# 28 — Prod vs Dev Playback Divergence (2026-05-09)
> Diff hunt: `arrflix.s8n.ru` (prod, BLACK SCREEN on high-quality video) vs `dev.arrflix.s8n.ru` (dev, plays fine). Same image `jellyfin/jellyfin:10.10.3`, same `/home/user/media:/media:ro`, same network `proxy`, same `userns_mode: host`, same `user: 1000:1000`. Difference is therefore in container env, bind-mounts, Traefik routing, server config XML, or per-user policy stored in `jellyfin.db`. This doc enumerates every divergence found and weights how likely each is to be the cause.
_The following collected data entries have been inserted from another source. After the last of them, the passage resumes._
template <class V>
int acq_search(gnss_ctx* ctx, const int8_t* blk, const double2* xa, int64_t S, int dl, int nb, int np,
               const gnss_signal* sg, const gnss_acq* acq, const float* ca, typename CplxReal<V>::T* corr,
               Events& e_all, int* perm, DevBuf& fsync)
{
    const int dbl = sizeof(V) == sizeof(double2) ? 1 : 0;
    const size_t csz = sizeof(V);
    const int nsig = dl * nb;
    int st = GNSS_OK;
    if (acq_fft_supported(S) && !ctx->opt[GNSS_OPT_ACQ_ROCFFT]) {
        DevBuf d_twr, d_twc, B, X, A;
        const int P = (int)(S / 2000);
        *perm = P;
        const bool have_tw = ctx->acq_tw_S == S && ctx->acq_tw_dbl == dbl;
        HIP_TRY(d_twr.alloc(ctx, "acq.d_twr", 2000 * csz));
        HIP_TRY(d_twc.alloc(ctx, "acq.d_twc", (size_t)P * 2000 * csz));
        if (!have_tw) {
            std::vector<V> twr(2000), twc((size_t)P * 2000);
            for (int m = 0; m < 2000; m++) {
                const double a = -2.0 * M_PI * (double)m / 2000.0;
                twr[m].x = std::cos(a);
                twr[m].y = std::sin(a);
            }
            for (int m = 0; m < P; m++)
                for (int k = 0; k < 2000; k++) {
                    const double a = -2.0 * M_PI * (double)((int64_t)m * k % S) / (double)S;
                    twc[(size_t)m * 2000 + k].x = std::cos(a);
                    twc[(size_t)m * 2000 + k].y = std::sin(a);
                }
            HIP_TRY(hipMemcpyAsync(d_twr.p, twr.data(), twr.size() * csz, hipMemcpyHostToDevice, ctx->stream));
            HIP_TRY(hipMemcpyAsync(d_twc.p, twc.data(), twc.size() * csz, hipMemcpyHostToDevice, ctx->stream));
            HIP_TRY(hipStreamSynchronize(ctx->stream));
            ctx->acq_tw_S = S;
            ctx->acq_tw_dbl = dbl;
        }
        const size_t ntr = (size_t)nsig + np;
        HIP_TRY(B.alloc(ctx, "acq.B", csz * ntr * S));
        HIP_TRY(X.alloc(ctx, "acq.X", csz * ntr * S));
        const int npairs = nb * np;
        if (dbl && ctx->opt[GNSS_OPT_ACQ_FUSED]) {
            DevBuf ring;
            const int nslot = ctx->opt[GNSS_OPT_ACQ_RING] ? (int)ctx->opt[GNSS_OPT_ACQ_RING] : 3;
            HIP_TRY(ring.alloc(ctx, "acq.ring", acq_fused_ring_bytes(S)));
            HIP_TRY(fsync.alloc(ctx, "acq.fsync", acq_fused_sync_bytes()));
            HIP_TRY(hipStreamSynchronize(ctx->stream));
            HIP_TRY(hipEventRecord(e_all.a, ctx->stream));
            HIP_TRY(launch_acq_fft_forward<V>(blk, xa, S, dl, nb, sg->IF, acq->freqMin, acq->freqStep, sg->Fs, ca,
                                              np, sg->codeFreqBasis, d_twr.as<V>(), d_twc.as<V>(), B.as<V>(),
                                              X.as<V>(), ctx->stream));
            const V* C = X.as<V>() + (size_t)nsig * S;
            HIP_TRY(launch_acq_fft_correlate_fused(reinterpret_cast<const double2*>(C), X.as<double2>(), S, dl, nb,
                                                   np, nslot, d_twr.as<double2>(), d_twc.as<double2>(),
                                                   ring.as<double2>(), fsync.p, reinterpret_cast<double*>(corr),
                                                   ctx->stream));
            return GNSS_OK;
        }
        const int target = (int)std::max<int64_t>(1, ((int64_t)1 << 30) / ((int64_t)dl * S * (int64_t)csz));
        const int nbat = (npairs + target - 1) / target;
        int batch = (npairs + nbat - 1) / nbat;
        if (ctx->opt[GNSS_OPT_ACQ_BATCH] > 0)
            batch = (int)std::min<int64_t>(ctx->opt[GNSS_OPT_ACQ_BATCH], (int64_t)npairs);
        batch = std::max(1, std::min(batch, npairs));
        const int64_t pipe = ctx->opt[GNSS_OPT_ACQ_PIPE] ? ctx->opt[GNSS_OPT_ACQ_PIPE] : kAcqPipeDefault;
        const bool pair = dbl && pipe == 3 && npairs > batch;
        const bool two = (pipe == 2 || (pipe == 3 && !dbl)) && npairs > batch;
        hipStream_t s_cols = ctx->stream, s_rows = ctx->stream2;
        const size_t abuf = (size_t)batch * dl * S;
        HIP_TRY(A.alloc(ctx, "acq.A", csz * abuf * (two || pair ? 2 : 1)));
        HIP_TRY(hipStreamSynchronize(ctx->stream));
        HIP_TRY(hipEventRecord(e_all.a, ctx->stream));
        const bool fwd_split = kAcqFwdSplit && two;
        auto fwd = [&](int bin0, int nbc, bool codes) {
            return launch_acq_fft_forward<V>(blk, xa, S, dl, nb, sg->IF, acq->freqMin, acq->freqStep, sg->Fs, ca, np,
                                             sg->codeFreqBasis, d_twr.as<V>(), d_twc.as<V>(), B.as<V>(), X.as<V>(),
                                             ctx->stream, bin0, nbc, codes);
        };
        int fwd_bins = 0;
        if (fwd_split) {
            const int need = std::min(nb, (std::min(batch, npairs) - 1) / np + 1);
            HIP_TRY(fwd(0, need, true));
            fwd_bins = need;
        } else {
            HIP_TRY(fwd(0, -1, true));
            fwd_bins = nb;
        }
        const V* C = X.as<V>() + (size_t)nsig * S;
        if (pair) {
            const char* fe = probe_env("GNSS_PAIR_FRONT");
            const int front = fe ? atoi(fe) : kAcqPairFront;
            const int nbt = (npairs + batch - 1) / batch;
            double2* Ah[2] = {reinterpret_cast<double2*>(A.p), reinterpret_cast<double2*>(A.p) + abuf};
            for (int b = 0; b <= nbt; b++) {
                const int cq = b * batch, rq = (b - 1) * batch;
                const int nc = b < nbt ? std::min(batch, npairs - cq) : 0;
                const int nr = b > 0 ? std::min(batch, npairs - rq) : 0;
                HIP_TRY(launch_acq_fft_pair(reinterpret_cast<const double2*>(C), X.as<double2>(), S, dl, nb, np, cq,
                                            nc, Ah[b & 1], rq, nr, Ah[(b + 1) & 1], d_twr.as<double2>(),
                                            d_twc.as<double2>(), reinterpret_cast<double*>(corr), front,
                                            ctx->stream));
            }
            return GNSS_OK;
        }
        if (!two) {
            for (int q0 = 0; q0 < npairs; q0 += batch) {
                const int nq = std::min(batch, npairs - q0);
                HIP_TRY(launch_acq_fft_correlate(C, X.as<V>(), S, dl, nb, np, q0, nq, d_twr.as<V>(),
                                                 d_twc.as<V>(), A.as<V>(), corr, ctx->stream));
            }
            return GNSS_OK;
        }
        auto pipelined = [&]() -> int {
            int last = 0;
            for (int q0 = 0, b = 0; q0 < npairs; q0 += batch, b++) {
                const int nq = std::min(batch, npairs - q0);
                const int h = b & 1;
                V* Ah = A.as<V>() + (size_t)h * abuf;
                if (fwd_split) {
                    const int need = std::min(nb, (q0 + nq - 1) / np + 1);
                    if (need > fwd_bins) HIP_TRY(fwd(fwd_bins, need - fwd_bins, false));
                    fwd_bins = std::max(fwd_bins, need);
                }
                if (b >= 2) HIP_TRY(hipStreamWaitEvent(s_cols, ctx->ev_rows[h], 0));
                HIP_TRY(launch_acq_fft_correlate(C, X.as<V>(), S, dl, nb, np, q0, nq, d_twr.as<V>(), d_twc.as<V>(),
                                                 Ah, corr, s_cols, kAcqCols));
                HIP_TRY(hipEventRecord(ctx->ev_cols[h], s_cols));
                HIP_TRY(hipStreamWaitEvent(s_rows, ctx->ev_cols[h], 0));
                HIP_TRY(launch_acq_fft_correlate(C, X.as<V>(), S, dl, nb, np, q0, nq, d_twr.as<V>(), d_twc.as<V>(),
                                                 Ah, corr, s_rows, kAcqRows));
                HIP_TRY(hipEventRecord(ctx->ev_rows[h], s_rows));
                last = h;
            }
            HIP_TRY(hipStreamWaitEvent(ctx->stream, ctx->ev_rows[last], 0));
            return GNSS_OK;
        };
        const int pst = pipelined();
        if (pst != GNSS_OK) (void)hipStreamSynchronize(s_rows);
        return pst;
    }
    *perm = 0;
    DevBuf sig, code, y;
    HIP_TRY(sig.alloc(ctx, "acq.sig", csz * (size_t)nsig * S));
    HIP_TRY(code.alloc(ctx, "acq.code", csz * (size_t)np * S));
    const size_t per_prn = csz * (size_t)nsig * S;
    const int chunk = (int)std::max<size_t>(1, std::min<size_t>((size_t)np, ((size_t)4 << 30) / per_prn));
    HIP_TRY(y.alloc(ctx, "acq.y", per_prn * (size_t)chunk));
    rocfft_plan pl;
    if ((st = get_plan(ctx, S, nsig, dbl, 0, &pl))) return st;
    if ((st = get_plan(ctx, S, np, dbl, 0, &pl))) return st;
    for (int p0 = 0; p0 < np; p0 += chunk) {
        const int pc = std::min(chunk, np - p0);
        if ((st = get_plan(ctx, S, (size_t)pc * nsig, dbl, 1, &pl))) return st;
    }
    HIP_TRY(hipEventRecord(e_all.a, ctx->stream));
    HIP_TRY(launch_acq_wipe(blk, xa, S, dl, nb, sg->IF, acq->freqMin, acq->freqStep, sg->Fs, sig.as<V>(), ctx->stream));
    if ((st = run_fft(ctx, sig.p, S, nsig, dbl, 0))) return st;
    HIP_TRY(launch_acq_code(ca, nullptr, np, S, sg->codeFreqBasis, sg->Fs, code.as<V>(), ctx->stream));
    if ((st = run_fft(ctx, code.p, S, np, dbl, 0))) return st;
    for (int p0 = 0; p0 < np; p0 += chunk) {
        const int pc = std::min(chunk, np - p0);
        HIP_TRY(launch_acq_mul(code.as<V>() + (size_t)p0 * S, sig.as<V>(), pc, nsig, S, y.as<V>(), ctx->stream));
        if ((st = run_fft(ctx, y.p, S, (size_t)pc * nsig, dbl, 1))) return st;
        HIP_TRY(launch_acq_power(y.as<V>(), pc, nb, dl, S, 0, corr + (size_t)p0 * nb * S, ctx->stream));
    }
    return GNSS_OK;
}
}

Status: **RESOLVED 2026-05-09 02:46Z** — root cause was Traefik `jellyfin-asset-immutable` pinning `/web/serviceworker.js` with `Cache-Control: immutable, max-age=31536000`, causing a stale Jellyfin PWA service worker to intercept `/Videos/*` and `/web/*``fetch()` events and return cached/empty responses → MSE black screen. Patched in dynamic.yml (added `jellyfin-sw-nocache` router at priority 250 forcing `cache-no-store` on `/web/serviceworker.js` + `/web/sw.js`). Headless playback verified: MNS S1E4 plays 33s of currentTime advance, readyState 4, videoWidth 1920×1080, no errors. See "Final fix applied + verification" section at the bottom of this doc.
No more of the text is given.